The Full Monty is a 1997 British black comedy written by Simon Beaufoy and directed by Peter Cattaneo.

Set in Sheffield, England, the film follows the story of six unemployed men, four of them former steelworkers, who attempt to make money as strippers. No, wait, come back, it's really good. The film was a modest hit, released in the summer of 1997 to stellar reviews and decent box office, and then was a surprise nominee for Best Picture. The film made $257 million worldwide on a budget of $3.5 million, $45 million of which came Stateside.

The film was adapted into a Broadway Musical in 2000, which moves the plot to America, and into a stage show in 2013, once again set (and premiering) in Sheffield.

The Full Monty (2023) is a sequel series starring most of the same cast and once again written by co-creator Simon Beaufoy. It premiered on FX/Hulu in June 14, 2023.

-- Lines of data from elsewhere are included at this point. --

namespace {
struct BatchDims {
  int maxN = 0, maxJKe = 0, nt_max = 0, wb_cap = 0, n_reg_part = 0;
  int max_pos = 0, max_blocks = 0, maxP = 0;
  int K = 0;
  int gram_variants = 0;
  bool nd = true;
  DataForm form = DataForm::none;
  const int* reuse = nullptr;
  bool fused_begin = false;
  int* accept_reuse = nullptr;
  int accept_eval = 0;
  int max_tasks = 0;
  int hybrid_cut = -2, hybrid_levels = -1, max_top_tasks = 0;
  std::vector<NDLevelSched> sched;
};
BatchDims dims_of(slm_solver* s, int first, int n, bool band = false) {
  BatchDims d;
  bool all_v1 = true, all_vk = true;
  for (int i = first; i < first + n; ++i) {
    const FrameDev& h = s->slots[i].h;
    d.maxN = std::max(d.maxN, h.f.N);
    d.K = (d.K == 0 || d.K == h.f.K) ? h.f.K : -1;
    d.maxJKe = std::max(d.maxJKe, h.f.J * h.f.K_ED);
    d.nt_max = std::max(d.nt_max, h.nt);
    d.wb_cap = std::max(d.wb_cap, h.wb);
    d.max_pos = std::max(d.max_pos, h.n_pos);
    d.max_blocks = std::max(d.max_blocks, h.n_blocks);
    all_v1 = all_v1 && h.v1_ready;
    all_vk = all_vk && h.vk_ready;
    if (h.v1_ready) d.gram_variants |= h.v2_ready ? 1 : 2;
    d.nd = d.nd && h.nd_ready;
    d.max_tasks = std::max(d.max_tasks, h.nd_ready ? h.n_dag_tasks : 0);
    if (h.nd_ready) {
      const int cut = h.n_dag_top_tasks > 0 ? h.dag_cut_depth : -1;
      if (d.hybrid_cut == -2) { d.hybrid_cut = cut; d.hybrid_levels = h.n_levels; }
      else if (d.hybrid_cut != cut || d.hybrid_levels != h.n_levels) d.hybrid_cut = -1;
      d.max_top_tasks = std::max(d.max_top_tasks, h.n_dag_top_tasks);
    }
    d.maxP = std::max(d.maxP, h.P);
  }
  d.nd = d.nd && !band;
  const slm_config& c = s->cfg;
  d.form = all_v1 ? DataForm::tuple : (d.nd && all_vk) ? DataForm::pairs : c.use_data ? DataForm::per_entry : DataForm::none;
  const bool tuple = d.form == DataForm::tuple;
  if (d.nd && tuple && c.phase_test && !s->no_reuse) d.reuse = s->reuse_dev + first;
  d.fused_begin = d.nd && tuple && d.gram_variants == 1 && d.max_pos > 0 && s->fuse_begin;
  if (tuple && c.phase_test) d.accept_reuse = s->reuse_dev + first;
  d.accept_eval = tuple ? 1 : 0;
  if (d.nd) {
    for (int i = first; i < first + n; ++i) {
      const auto& sc = s->slots[i].cache.nd.sched;
      if (sc.size() > d.sched.size()) d.sched.resize(sc.size(), NDLevelSched{0, 0, 0, 0, 0, -2, 0, -2, 0, -2});
      for (size_t l = 0; l < sc.size(); ++l) {
        NDLevelSched& m = d.sched[l];
        if (m.first == -2) m.first = sc[l].first;
        else if (m.first != sc[l].first || m.n_fronts != sc[l].n_fronts) m.first = -1;
        m.n_fronts = std::max(m.n_fronts, sc[l].n_fronts);
        m.max_npt = std::max(m.max_npt, sc[l].max_npt);
        m.max_nt = std::max(m.max_nt, sc[l].max_nt);
        m.max_pairs = std::max(m.max_pairs, sc[l].max_pairs);
        m.max_n2p = std::max(m.max_n2p, sc[l].max_n2p);
        if (m.schur_at == -2) m.schur_at = sc[l].schur_at;
        else if (m.schur_at != sc[l].schur_at || m.n_schur != sc[l].n_schur) m.schur_at = -1;
        m.n_schur = std::max(m.n_schur, sc[l].n_schur);
        if (m.pull_at == -2) m.pull_at = sc[l].pull_at;
        else if (m.pull_at != sc[l].pull_at || m.n_pull != sc[l].n_pull) m.pull_at = -1;
        m.n_pull = std::max(m.n_pull, sc[l].n_pull);
      }
    }
  }
  if (d.nd && n > 1) {
    for (int i = first; i < first + n; ++i)
      for (size_t l = s->slots[i].cache.nd.sched.size(); l < d.sched.size(); ++l)
        d.sched[l].first = d.sched[l].schur_at = d.sched[l].pull_at = -1;
  }
  for (auto& m : d.sched) {
    if (m.first == -2) m.first = -1;
    if (m.first < 0) m.schur_at = m.pull_at = -1;
    if (m.schur_at == -2) m.schur_at = -1;
    if (m.pull_at == -2) m.pull_at = -1;
  }
  if (s->cfg.use_arap || s->cfg.use_rot)
    d.n_reg_part = std::min(kRegBlocksMax, (d.maxJKe + 255) / 256);
  return d;
}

Compare Magic Mike which is also a movie about male strippers but set in the United States instead of the United Kingdom.


Contains examples of:

  • Actually Pretty Funny: Lomper smirks when he realises his orchestra are playing stripper music as a joke at his expense.
  • Amazingly Embarrassing Parents: Gaz's son thinks that his father is embarrassing. When Gaz starts to rehearse for the stripping show, his son runs away and tries to go back to his mother's because he is ashamed of his father.
  • Ask a Stupid Question...: This exchange when Gaz asks his friend Dave to “borrow” a jacket for a funeral from the retail store ASDA where he works:
    Dave: What colour?
    [beat]
    Gaz: Orange.
    Dave: Orange?
    Gaz: Black! For fuck's sake.
  • Bathroom Stall of Overheard Insults: When Gaz and Dave sneak into the toilets of the club during the Chippendales show, they overhear Jean's opinion about her husband Dave: she thinks that he has given up everything.
  • Berserk Button: Gerald butts in in Gaz and his friends' conversation and afterwards, calls them "fucking ugly" which really breaks the straw on the camel's back for Gaz.
    Gerald: Because you're fat and he's thin, and you're both fucking ugly.
    Gaz: [lunging at Gerald in fury] Bastard!
    [Chaos ensue as Gaz attempts to fight Gerald, only for the other members of the job club to restrain them quickly.]
  • Black Comedy: Cheery fun about a bunch of guys stripping off for the ladies, but it doesn't gloss over the fact that they hit on doing it because their livelihoods have been destroyed, and a bleak future of long-term unemployment seems most likely. The play version adds to this with a catchy musical number about assisting a friend's suicide.
  • Black Is Bigger in Bed:
    • Horse becomes concerned when he learns of the plan to strip completely, because he thinks everyone will expect his penis to be large (indeed, when he auditions, Lomper whispers to Gaz to ask why he's called "Horse", implying that he believes it to be a nod to his endowment) when it is instead of normal size. It is instead Guy, a white guy, who has a rather large penis.
      Gaz: (upon seeing Guy's "assets" at the tryouts) Gentlemen, the lunchbox has landed.
    • Also subverts it, in that Dave asks his wife whether, were anything to happen to him, she might take up with a black feller. She answers that she "might do, yeah". He immediately goes into a funk, because everyone knows they have "great bodies and that"note . He may be talking about their physiques, and not their equipment, or he may just be uncomfortable openly discussing genitalia with her. Either way it's rooted in his own insecurity about his appearance.
  • Brick Joke: Gerald talks to Dave about a friend of his wife who used something like cling film to help her to lose weight. Later, Dave wraps cling film around his stomach, while eating a chocolate bar.
  • Briefs Boasting: When they strip to their underwear for the first time, the handsome, well-toned Guy wears briefs, whereas his more homely-looking co-dancers wear boxer shorts.
  • Censor Shadow: Thanks to clever lighting, the stage versions manage to have the guys completely naked, and yet we can't see a thing. The film, of course, has the luxury of showing them from behind. (Some viewers were still annoyed that, what with full-frontal nudity being one of the major plot points, we didn't get to see them from the front.)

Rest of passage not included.